╔══
# pinellolab/CRISPR-HAWK

Measured on AMD Instinct MI355X. Metric: candidate guides scored/sec, higher is better.
Workload: dtype u32

## Files before the change

### crispr-hawk_amd/crisprhawk_hip/_lib.py

```python

import ctypes as C
import os
from typing import Optional

_HERE = os.path.dirname(os.path.abspath(__file__))
LIB_PATH = os.environ.get("CRISPRHAWK_HIP_LIB", os.path.join(_HERE, "libhawk_hip.so"))

HAWK_OK = 0
HAWK_E_INVALID = -1
HAWK_E_HIP = -2
HAWK_E_CAPACITY = -3
HAWK_E_IUPAC = -4
HAWK_E_CFD = -5
HAWK_E_NODEVICE = -6
HAWK_E_UNSUPPORTED = -7
HAWK_E_COMM = -8
HAWK_E_OVERLAP = -9
HAWK_E_CLAMP = -10

EXPORTS = [
    "hawk_device_count", "hawk_init", "hawk_destroy", "hawk_strerror", "hawk_last_hip_error", "hawk_stream",
    "hawk_sync", "hawk_hapset_create", "hawk_hapset_destroy", "hawk_hapset_pack_ascii", "hawk_hapset_set_meta",
    "hawk_hapset_stride", "hawk_hapset_download_plane", "hawk_hapset_upload_planes", "hawk_pam_scan", "hawk_pam_scan_time",
    "hawk_search", "hawk_table_destroy", "hawk_table_counts", "hawk_table_download", "hawk_table_device_columns", "hawk_table_layout", "hawk_table_download_rows", "hawk_table_device_rows", "hawk_cfd",
    "hawk_genome_finalize", "hawk_offtarget_scan", "hawk_offtarget_summary", "hawk_deepcpf1", "hawk_azimuth", "hawk_tm_nn",
    "hawk_table_collapse", "hawk_table_collapse_download", "hawk_gt_parse", "hawk_gt_destroy", "hawk_gt_codes", "hawk_gt_lists",
    "hawk_gt_lists_download", "hawk_gt_lists_indels", "hawk_release_cached_memory", "hawk_xplan_run", "hawk_xplan_view", "hawk_xplan_cluster_stats", "hawk_xplan_cluster_rebuild", "hawk_host_gather_plan", "hawk_xplan_create_gt", "hawk_xplan_rows",
    "hawk_xplan_finish_meta", "hawk_xplan_segments", "hawk_xplan_install_meta", "hawk_host_alloc", "hawk_host_free", "hawk_hapset_rows_equal",
    "hawk_xplan_destroy", "hawk_hapset_set_ref_partner_range", "hawk_xplan_set_ref_partner_range", "hawk_table_collapse_ex", "hawk_table_collapse_export", "hawk_comm_unique_id", "hawk_comm_init",
    "hawk_comm_destroy", "hawk_comm_last_error", "hawk_comm_allgather_u64", "hawk_comm_gatherv", "hawk_table_gather", "hawk_host_ragged_join", "hawk_host_tsv_write", "hawk_host_vcf_index", "hawk_host_polish_rows", "hawk_host_variant_window", "hawk_host_polish_windows", "hawk_host_group_join", "hawk_host_group_samples", "hawk_gbt_predict", "hawk_gt_from_codes",
    "hawk_annot_create", "hawk_annot_query", "hawk_annot_download", "hawk_annot_free", "hawk_xplan_text",
]


class HawkLibraryError(RuntimeError):
    """libhawk_hip.so is missing or does not export the C ABI — build it (python -c
    'import __graft_entry__ as g; g.build()' or make -C crispr-hawk_amd/csrc)."""


class HawkDeviceError(RuntimeError):
    """No MI355X visible / HIP failure.  There is deliberately no CPU path."""


class HawkCommError(RuntimeError):
    """RCCL failure (or librccl.so missing) in the multi-GPU exchange."""


class HawkStatusError(RuntimeError):
    def __init__(self, status: int, where: str, detail: str = ""):
        self.status = status
        super().__init__(f"{where}: {strerror(status)} (status {status}){': ' + detail if detail else ''}")


class SearchParams(C.Structure):
    _fields_ = [
        ("pam_fwd", C.c_uint64), ("pam_rev", C.c_uint64), ("pamlen", C.c_uint32), ("guidelen", C.c_uint32),
        ("right", C.c_uint32), ("score_cfdon", C.c_uint32), ("cfd_mm", C.c_void_p), ("cfd_pam", C.c_void_p),
    ]


class Timing(C.Structure):
    _fields_ = [
        ("count_ms", C.c_float), ("offsets_ms", C.c_float), ("emit_ms", C.c_float), ("total_ms", C.c_float),
        ("scanned_positions", C.c_uint64), ("emit_list_ms", C.c_float), ("v_count_ms", C.c_float), ("v_emit_ms", C.c_float),
        ("v_templates_ms", C.c_float), ("v_path", C.c_uint32), ("v_emit_rows_ms", C.c_float), ("reserved", C.c_float),
    ]
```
╚══
▶ **WHAT IS REQUIRED**:
Go through the records and copy all of them exactly.

▶ **RESPONSE BOX**:
# pinellolab/CRISPR-HAWK

Measured on AMD Instinct MI355X. Metric: candidate guides scored/sec, higher is better.
Workload: dtype u32

## Files before the change

### crispr-hawk_amd/crisprhawk_hip/_lib.py

```python

import ctypes as C
import os
from typing import Optional

_HERE = os.path.dirname(os.path.abspath(__file__))
LIB_PATH = os.environ.get("CRISPRHAWK_HIP_LIB", os.path.join(_HERE, "libhawk_hip.so"))

HAWK_OK = 0
HAWK_E_INVALID = -1
HAWK_E_HIP = -2
HAWK_E_CAPACITY = -3
HAWK_E_IUPAC = -4
HAWK_E_CFD = -5
HAWK_E_NODEVICE = -6
HAWK_E_UNSUPPORTED = -7
HAWK_E_COMM = -8
HAWK_E_OVERLAP = -9
HAWK_E_CLAMP = -10

EXPORTS = [
    "hawk_device_count", "hawk_init", "hawk_destroy", "hawk_strerror", "hawk_last_hip_error", "hawk_stream",
    "hawk_sync", "hawk_hapset_create", "hawk_hapset_destroy", "hawk_hapset_pack_ascii", "hawk_hapset_set_meta",
    "hawk_hapset_stride", "hawk_hapset_download_plane", "hawk_hapset_upload_planes", "hawk_pam_scan", "hawk_pam_scan_time",
    "hawk_search", "hawk_table_destroy", "hawk_table_counts", "hawk_table_download", "hawk_table_device_columns", "hawk_table_layout", "hawk_table_download_rows", "hawk_table_device_rows", "hawk_cfd",
    "hawk_genome_finalize", "hawk_offtarget_scan", "hawk_offtarget_summary", "hawk_deepcpf1", "hawk_azimuth", "hawk_tm_nn",
    "hawk_table_collapse", "hawk_table_collapse_download", "hawk_gt_parse", "hawk_gt_destroy", "hawk_gt_codes", "hawk_gt_lists",
    "hawk_gt_lists_download", "hawk_gt_lists_indels", "hawk_release_cached_memory", "hawk_xplan_run", "hawk_xplan_view", "hawk_xplan_cluster_stats", "hawk_xplan_cluster_rebuild", "hawk_host_gather_plan", "hawk_xplan_create_gt", "hawk_xplan_rows",
    "hawk_xplan_finish_meta", "hawk_xplan_segments", "hawk_xplan_install_meta", "hawk_host_alloc", "hawk_host_free", "hawk_hapset_rows_equal",
    "hawk_xplan_destroy", "hawk_hapset_set_ref_partner_range", "hawk_xplan_set_ref_partner_range", "hawk_table_collapse_ex", "hawk_table_collapse_export", "hawk_comm_unique_id", "hawk_comm_init",
    "hawk_comm_destroy", "hawk_comm_last_error", "hawk_comm_allgather_u64", "hawk_comm_gatherv", "hawk_table_gather", "hawk_host_ragged_join", "hawk_host_tsv_write", "hawk_host_vcf_index", "hawk_host_polish_rows", "hawk_host_variant_window", "hawk_host_polish_windows", "hawk_host_group_join", "hawk_host_group_samples", "hawk_gbt_predict", "hawk_gt_from_codes",
    "hawk_annot_create", "hawk_annot_query", "hawk_annot_download", "hawk_annot_free", "hawk_xplan_text",
]


class HawkLibraryError(RuntimeError):
    """libhawk_hip.so is missing or does not export the C ABI — build it (python -c
    'import __graft_entry__ as g; g.build()' or make -C crispr-hawk_amd/csrc)."""


class HawkDeviceError(RuntimeError):
    """No MI355X visible / HIP failure.  There is deliberately no CPU path."""


class HawkCommError(RuntimeError):
    """RCCL failure (or librccl.so missing) in the multi-GPU exchange."""


class HawkStatusError(RuntimeError):
    def __init__(self, status: int, where: str, detail: str = ""):
        self.status = status
        super().__init__(f"{where}: {strerror(status)} (status {status}){': ' + detail if detail else ''}")


class SearchParams(C.Structure):
    _fields_ = [
        ("pam_fwd", C.c_uint64), ("pam_rev", C.c_uint64), ("pamlen", C.c_uint32), ("guidelen", C.c_uint32),
        ("right", C.c_uint32), ("score_cfdon", C.c_uint32), ("cfd_mm", C.c_void_p), ("cfd_pam", C.c_void_p),
    ]


class Timing(C.Structure):
    _fields_ = [
        ("count_ms", C.c_float), ("offsets_ms", C.c_float), ("emit_ms", C.c_float), ("total_ms", C.c_float),
        ("scanned_positions", C.c_uint64), ("emit_list_ms", C.c_float), ("v_count_ms", C.c_float), ("v_emit_ms", C.c_float),
        ("v_templates_ms", C.c_float), ("v_path", C.c_uint32), ("v_emit_rows_ms", C.c_float), ("reserved", C.c_float),
    ]
```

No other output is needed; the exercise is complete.